+int64_t node_linear_grid(int64_t M) {
+    const int64_t tiles = (M + kTileM - 1) / kTileM;
+    return tiles < kNumSMs ? tiles : kNumSMs;
+}
+
+template <int N, int K, int EPI>
 int launch_node_linear(const float *x, int64_t ldx, int64_t M, const float *w, int64_t ldw, int w_is_kn,
-                       const float *bias, int act, float *y, int64_t ldy, const NLPush &push, cudaStream_t st) {
+                       const float *bias, int act, float *y, int64_t ldy, const NLPush &push, const NLBwd &bw,
+                       cudaStream_t st) {
     using S = NLSmem<N, K>;
     static bool attr_set = false;
     if (!attr_set) {
-        int rc = check_cuda(cudaFuncSetAttribute(node_linear_kernel<N, K>, cudaFuncAttributeMaxDynamicSharedMemorySize,
+        int rc = check_cuda(cudaFuncSetAttribute(node_linear_kernel<N, K, EPI>, cudaFuncAttributeMaxDynamicSharedMemorySize,
                                                  (int)S::total), "cudaFuncSetAttribute(node_linear)");
         if (rc) return rc;
         attr_set = true;
     }
-    const int64_t tiles = (M + kTileM - 1) / kTileM;
-    const unsigned grid = (unsigned)(tiles < kNumSMs ? tiles : kNumSMs);
-    node_linear_kernel<N, K><<<grid, kThreadsNLAll, S::total, st>>>(x, ldx, M, w, ldw, w_is_kn, bias, act, y, ldy, push);
+    const unsigned grid = (unsigned)node_linear_grid(M);
+    node_linear_kernel<N, K, EPI><<<grid, kThreadsNLAll, S::total, st>>>(x, ldx, M, w, ldw, w_is_kn, bias, act, y, ldy,
+                                                                          push, bw);
     PANGNN_CHECK_LAUNCH("node_linear");
     return PANGNN_OK;
 }
+
+template <int EPI>
+int launch_node_linear_nk(int n, int k, const float *x, int64_t ldx, int64_t M, const float *w, int64_t ldw,
+                          int w_is_kn, const float *bias, int act, float *y, int64_t ldy, const NLPush &push,
+                          const NLBwd &bw, cudaStream_t st) {
+    if (n == 64 && k == 64) return launch_node_linear<64, 64, EPI>(x, ldx, M, w, ldw, w_is_kn, bias, act, y, ldy, push, bw, st);
+    if (n == 128 && k == 64) return launch_node_linear<128, 64, EPI>(x, ldx, M, w, ldw, w_is_kn, bias, act, y, ldy, push, bw, st);
+    if (n == 64 && k == 128) return launch_node_linear<64, 128, EPI>(x, ldx, M, w, ldw, w_is_kn, bias, act, y, ldy, push, bw, st);
+    return launch_node_linear<128, 128, EPI>(x, ldx, M, w, ldw, w_is_kn, bias, act, y, ldy, push, bw, st);
+}
+
 
 }
 }
@@ -267,11 +357,9 @@
                    "pointers must be 16-byte aligned");
     PANGNN_REQUIRE((!push.slot0 || (push.peer0 && (uintptr_t)push.peer0 % 16 == 0)) &&
                        (!push.slot1 || (push.peer1 && (uintptr_t)push.peer1 % 16 == 0)), "bad push target");
-    cudaStream_t st = (cudaStream_t)stream;
-    if (n == 64 && k == 64) return launch_node_linear<64, 64>(x, ldx, num_rows, w, ldw, w_is_kn, bias, act, y, ldy, push, st);
-    if (n == 128 && k == 64) return launch_node_linear<128, 64>(x, ldx, num_rows, w, ldw, w_is_kn, bias, act, y, ldy, push, st);
-    if (n == 64 && k == 128) return launch_node_linear<64, 128>(x, ldx, num_rows, w, ldw, w_is_kn, bias, act, y, ldy, push, st);
-    return launch_node_linear<128, 128>(x, ldx, num_rows, w, ldw, w_is_kn, bias, act, y, ldy, push, st);
+    const NLBwd none{nullptr, 0, nullptr, nullptr, nullptr, nullptr, nullptr, nullptr};
+    return launch_node_linear_nk<kEpiStore>(n, k, x, ldx, num_rows, w, ldw, w_is_kn, bias, act, y, ldy, push, none,
+                                            (cudaStream_t)stream);
 }
 
 extern "C" int pangnn_node_linear(const float *x, int64_t ldx, int64_t num_rows, int32_t k, const float *w,
@@ -289,3 +377,48 @@
     return node_linear_dispatch(x, ldx, num_rows, k, w, ldw, w_is_kn, n, bias, act, y, ldy,
                                 NLPush{push_slot0, push_slot1, peer_y0, peer_y1, lo0, hi0, lo1, hi1}, stream);
 }
+
+extern "C" size_t pangnn_node_linear_bwd_workspace_bytes(int64_t num_rows, int32_t n) {
+    const int64_t grid = node_linear_grid(num_rows < 1 ? 1 : num_rows);
+    return (size_t)grid * 3 * (n > 0 ? n : 0) * sizeof(float) + 256;
+}
+
+extern "C" int pangnn_node_linear_bwd(const float *x, int64_t ldx, int64_t num_rows, int32_t k, const float *w,
+                                      int64_t ldw, int32_t n, int mode, const float *y, int64_t ldy, const float *a,
+                                      const float *c, const float *u, const float *v, const float *bias, float *g,
+                                      int64_t ldg, float *sums, void *ws, size_t ws_bytes, void *stream) {
+    PANGNN_REQUIRE(mode == PANGNN_NL_ACT_GRAD || mode == PANGNN_NL_RANK2, "unknown mode");
+    PANGNN_REQUIRE(num_rows >= 0, "negative row count");
+    PANGNN_REQUIRE((n == 64 || n == 128) && (k == 64 || k == 128), "n and k must be 64 or 128");
+    PANGNN_REQUIRE(sums && ws, "null pointer");
+    if (ws_bytes < pangnn_node_linear_bwd_workspace_bytes(num_rows, n)) {
+        set_error("node_linear_bwd: workspace too small");
+        return PANGNN_EWORKSPACE;
+    }
+    cudaStream_t st = (cudaStream_t)stream;
+    const int ns = mode == PANGNN_NL_RANK2 ? 3 : 1;
+    if (num_rows == 0) return check_cuda(cudaMemsetAsync(sums, 0, (size_t)ns * n * sizeof(float), st), "memset");
+    PANGNN_REQUIRE(x && w, "null pointer");
+    PANGNN_REQUIRE(ldx % 4 == 0 && ldx >= k && ldw >= n, "bad row stride");
+    PANGNN_REQUIRE((uintptr_t)x % 16 == 0, "pointers must be 16-byte aligned");
+    const NLPush no_push{nullptr, nullptr, nullptr, nullptr, 0, 0, 0, 0};
+    float *partial = static_cast<float *>(ws);
+    int rc;
+    if (mode == PANGNN_NL_ACT_GRAD) {
+        PANGNN_REQUIRE(y && g, "null pointer");
+        PANGNN_REQUIRE(ldy % 4 == 0 && ldg % 4 == 0 && ldy >= n && ldg >= n, "bad row stride");
+        PANGNN_REQUIRE((uintptr_t)y % 16 == 0 && (uintptr_t)g % 16 == 0, "pointers must be 16-byte aligned");
+        const NLBwd bw{y, ldy, nullptr, nullptr, nullptr, nullptr, nullptr, partial};
+        rc = launch_node_linear_nk<kEpiActGrad>(n, k, x, ldx, num_rows, w, ldw, 1, nullptr, PANGNN_ACT_NONE, g, ldg,
+                                                no_push, bw, st);
+    } else {
+        PANGNN_REQUIRE(a && c && u && v && !g, "rank-2 mode: a, c, u, v required, no output");
+        PANGNN_REQUIRE((uintptr_t)u % 16 == 0 && (uintptr_t)v % 16 == 0 && (!bias || (uintptr_t)bias % 16 == 0),
+                       "pointers must be 16-byte aligned");
+        const NLBwd bw{nullptr, 0, a, c, u, v, bias, partial};
+        rc = launch_node_linear_nk<kEpiRank2>(n, k, x, ldx, num_rows, w, ldw, 1, nullptr, PANGNN_ACT_NONE, nullptr, 0,
+                                              no_push, bw, st);
+    }
+    if (rc) return rc;
+    return reduce_partials(partial, node_linear_grid(num_rows), ns * n, ns * n, sums, st);
+}
diff --git a/pangnn_b200/csrc/rank1.cu b/pangnn_b200/csrc/rank1.cu
--- a/pangnn_b200/csrc/rank1.cu
+++ b/pangnn_b200/csrc/rank1.cu
@@ -26,10 +26,6 @@
     }
 }
 
-__device__ __forceinline__ float act_apply(float x, int act) {
-    return (act == PANGNN_ACT_ELU && x <= 0.f) ? expm1f(x) : x;
-}
-
 __global__ void __launch_bounds__(256)
 rank1_affine_act_kernel(const float *__restrict__ a, const float *__restrict__ c, const float *__restrict__ u,
                         const float *__restrict__ v, const float *__restrict__ bias, int64_t num_rows, int32_t fq,
@@ -43,10 +39,10 @@
     float4 bb = make_float4(0.f, 0.f, 0.f, 0.f);
     if (bias) bb = __ldg(reinterpret_cast<const float4 *>(bias) + t);
     float4 o;
-    o.x = act_apply(fmaf(ar, uu.x, fmaf(cr, vv.x, bb.x)), act);
-    o.y = act_apply(fmaf(ar, uu.y, fmaf(cr, vv.y, bb.y)), act);
-    o.z = act_apply(fmaf(ar, uu.z, fmaf(cr, vv.z, bb.z)), act);
-    o.w = act_apply(fmaf(ar, uu.w, fmaf(cr, vv.w, bb.w)), act);
+    o.x = rank2_act(ar, cr, uu.x, vv.x, bb.x, act);
+    o.y = rank2_act(ar, cr, uu.y, vv.y, bb.y, act);
+    o.z = rank2_act(ar, cr, uu.z, vv.z, bb.z, act);
+    o.w = rank2_act(ar, cr, uu.w, vv.w, bb.w, act);
     reinterpret_cast<float4 *>(y + r * ldy)[t] = o;
 }
 
diff --git a/pangnn_b200/gnn.py b/pangnn_b200/gnn.py
--- a/pangnn_b200/gnn.py
+++ b/pangnn_b200/gnn.py
@@ -74,11 +74,14 @@
         self._categorical = bool(categorical_nodes)
         self.fuse_embedding = True
 
+    def _rank2_first_layer(self, graph):
+        return (not self._categorical and graph.x.dim() == 2 and graph.x.size(1) == 1 and self.fuse_embedding
+                and OPERATOR_LAYER["kind"] == "function"
+                and self.conv_in.out_channels % 4 == 0 and self.conv_in.out_channels <= 256)
+
     def embed(self, graph):
         ELU = ops.ACT_ELU
-        if (not self._categorical and graph.x.dim() == 2 and graph.x.size(1) == 1 and self.fuse_embedding
-                and OPERATOR_LAYER["kind"] == "function"
-                and self.conv_in.out_channels % 4 == 0 and self.conv_in.out_channels <= 256):
+        if self._rank2_first_layer(graph):
             ei = graph.union_edge_index if args.union_edge_weights else graph.edge_index
             emb, cin = self.embedding, self.conv_in
             nodes = ops.embed_conv(graph.x, emb.weight, emb.bias, cin.lin.weight, cin.bias, ei, graph.edge_attr, ELU)
@@ -206,6 +209,8 @@
             loss = torch.nn.functional.binary_cross_entropy_with_logits(
                 logits, graph.y, pos_weight=torch.as_tensor(float(pos_weight), device=logits.device))
             return loss, logits.detach()
+        if self._fused_step(graph):
+            return self._forward_loss_fused(graph, pos_weight)
         nodes = self.embed(graph)
         gs = ops.graph_struct(graph.edge_index, nodes.size(0))
         m = self.mlp
@@ -217,6 +222,28 @@
             nodes, m[0].weight, m[0].bias, m[2].weight, m[2].bias, m[4].weight, m[4].bias,
             gs, self._skip(graph), graph.y, float(pos_weight))
 
+    def _fused_step(self, graph):
+        return (self._rank2_first_layer(graph) and self.conv_in.out_channels in (64, 128)
+                and self.conv_out.out_channels == ops.SCORER_D and (args.union_edge_weights or not args.base_model)
+                and not graph.x.requires_grad)
+
+    def _forward_loss_fused(self, graph, pos_weight):
+        n = graph.x.size(0)
+        if args.union_edge_weights:
+            ue = ops.graph_struct(graph.union_edge_index, n)
+            first = ue
+            convs = [(0, ue, graph.edge_attr)] * max(args.neighbours - 2, 1) + [(1, ue, None)]
+        else:
+            first = ops.graph_struct(graph.edge_index, n)
+            convs = [(1, ops.graph_struct(graph.neighbour_edge_index, n), None)]
+        a, c = ops._rank1_cached(first, graph.edge_attr, graph.x)
+        gs = ops.graph_struct(graph.edge_index, n)
+        emb, cin, chid, cout, m = self.embedding, self.conv_in, self.conv_hidden, self.conv_out, self.mlp
+        return ops.EmbedScoreBCEFn.apply(
+            a, c, emb.weight, emb.bias, cin.lin.weight, cin.bias, chid.lin.weight, chid.bias, cout.lin.weight,
+            cout.bias, m[0].weight, m[0].bias, m[2].weight, m[2].bias, m[4].weight, m[4].bias, convs,
+            (gs, self._skip(graph), graph.y, float(pos_weight)))
+
     def _use_fused_mlp_flag(self):
         return args.decoder == "mlp" and self.mlp[2].weight.size(0) == ops.SCORER_D
 
diff --git a/pangnn_b200/ops.py b/pangnn_b200/ops.py
--- a/pangnn_b200/ops.py
+++ b/pangnn_b200/ops.py
@@ -311,6 +311,40 @@
                                                _p(s1), _p(p1), lo1, hi1, _stream()), "node_linear_push")
     LAUNCHES["count"] += 1
     return out
+
+
+def _node_linear_bwd(x, w, mode, y=None, rank2=None):
+    lib = _abi.load()
+    _need_cuda(x, w)
+    k, n = w.shape
+    if not _tc_shape(x, n, k) or x.size(1) != k or w.stride(1) != 1:
+        raise _abi.PangnnError("node_linear_bwd needs the tensor-core shapes (n, k in {64, 128}, aligned rows)")
+    M = x.size(0)
+    ns = 3 if mode == 2 else 1
+    sums = torch.empty(ns, n, dtype=torch.float32, device=x.device)
+    ws = _ws(lib.pangnn_node_linear_bwd_workspace_bytes(M, n), x.device)
+    g = None
+    if mode == 1:
+        y = _rows16(y)
+        g = torch.empty(M, n, dtype=torch.float32, device=x.device)
+        a = c = u = v = b = None
+    else:
+        a, c, u, v, b = rank2
+    _abi.check(lib.pangnn_node_linear_bwd(_p(x), x.stride(0), M, k, _p(w), w.stride(0), n, mode, _p(y),
+                                          0 if y is None else y.stride(0), _p(a), _p(c), _p(u), _p(v), _p(b), _p(g),
+                                          0 if g is None else g.stride(0), _p(sums), _p(ws), ws.numel(), _stream()),
+               "node_linear_bwd")
+    LAUNCHES["count"] += 2
+    return g, sums
+
+
+def node_linear_act_grad(x, w, y):
+    g, sums = _node_linear_bwd(x, w, 1, y=y)
+    return g, sums[0]
+
+
+def node_linear_rank2(x, w, a, c, u, v, bias):
+    return _node_linear_bwd(x, w, 2, rank2=(a, c, u, v, bias))[1]
 
 
 class GraphStruct:
@@ -642,7 +676,7 @@
     return split_w1(w1, skip is not None)
 
 
-def _unpack_scorer_grads(grads, da1, gs, h, wcat, skip, need_h, scale=None):
+def _scorer_node_grads(grads, da1, gs, h, wcat, skip, scale=None):
     D = SCORER_D
     N = h.size(0)
     dpq = torch.empty(N, 2 * D, dtype=torch.float32, device=h.device)
@@ -653,8 +687,13 @@
         grads, dwcat, wcat = grads * scale, dwcat * scale, wcat * scale
     g = scorer_grads(grads)
     dw1 = torch.cat((dwcat[:D], dwcat[D:]) + ((g.dw1c.unsqueeze(1),) if skip is not None else ()), dim=1)
+    return dpq, wcat, (dw1, g.db1, g.dW2, g.db2, g.dw3, g.db3)
+
+
+def _unpack_scorer_grads(grads, da1, gs, h, wcat, skip, need_h, scale=None):
+    dpq, wcat, wgrads = _scorer_node_grads(grads, da1, gs, h, wcat, skip, scale)
     dh = node_linear(dpq, wcat, w_is_kn=True) if need_h else None
-    return dh, dw1, g.db1, g.dW2, g.db2, g.dw3, g.db3
+    return (dh,) + wgrads
 
 
 class EdgeScoreFn(torch.autograd.Function):
@@ -700,6 +739,65 @@
         out = _unpack_scorer_grads(grads, da1, ctx.gs, h, wcat, ctx.skip, ctx.needs_input_grad[0],
                                    scale=dloss)
         return out + (None, None, None, None)
+
+
+class EmbedScoreBCEFn(torch.autograd.Function):
+
+    @staticmethod
+    def forward(ctx, a, c, w_e, b_e, w_in, b_in, w_hid, b_hid, w_out, b_out, w1, b1, w2, b2, w3, b3, convs, scored):
+        lib = _abi.load()
+        N, F = a.numel(), w_in.size(0)
+        w_e1 = w_e.reshape(-1)
+        u, v = torch.mv(w_in, w_e1), torch.mv(w_in, b_e)
+        y = torch.empty(N, F, dtype=torch.float32, device=a.device)
+        _abi.check(lib.pangnn_rank1_affine_act(_p(a), _p(c), _p(u), _p(v), _p(b_in), N, F, ACT_ELU, _p(y),
+                                               y.stride(0), _stream()), "rank1_affine_act")
+        LAUNCHES["count"] += 1
+        layers = ((w_hid, b_hid), (w_out, b_out))
+        ys = [y]
+        for li, gs, ew in convs:
+            weight, bias = layers[li]
+            ent = gs.norm(ew, need_src=False)
+            h = node_linear(ys[-1], weight)
+            ys.append(aggregate(gs, ent, h, True, bias, ACT_ELU))
+        gs, skip, lab, pos_weight = scored
+        wcat, w1c = _scorer_common(ys[-1], w1, skip)
+        E = gs.num_edges
+        pq = node_linear(ys[-1], wcat)
+        logits = torch.empty(E, dtype=torch.float32, device=a.device)
+        loss_sum = torch.zeros(1, dtype=torch.float64, device=a.device)
+        da1, grads = edge_score_train(pq, w1c, b1, w2, b2, w3, b3, gs, skip, y=lab, pos_weight=pos_weight,
+                                      scale=1.0 / max(E, 1), logits=logits, loss_sum=loss_sum)
+        ctx.convs, ctx.gs, ctx.skip = convs, gs, skip
+        ctx.save_for_backward(a, c, u, v, w_e1, b_e, w_in, b_in, w_hid, w_out, w1, da1, grads, *ys)
+        ctx.mark_non_differentiable(logits)
+        return (loss_sum / max(E, 1)).float().squeeze(0), logits
+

* * *

(Exercise): From the entries above, print the lines beginning at the one with "int pangnn_node_linear_bwd(const float" and stopping after the one with "int64_t ldg, float", exactly as written and with nothing else.

(Expected output):
+extern "C" int pangnn_node_linear_bwd(const float *x, int64_t ldx, int64_t num_rows, int32_t k, const float *w,
+                                      int64_t ldw, int32_t n, int mode, const float *y, int64_t ldy, const float *a,
+                                      const float *c, const float *u, const float *v, const float *bias, float *g,
+                                      int64_t ldg, float *sums, void *ws, size_t ws_bytes, void *stream) {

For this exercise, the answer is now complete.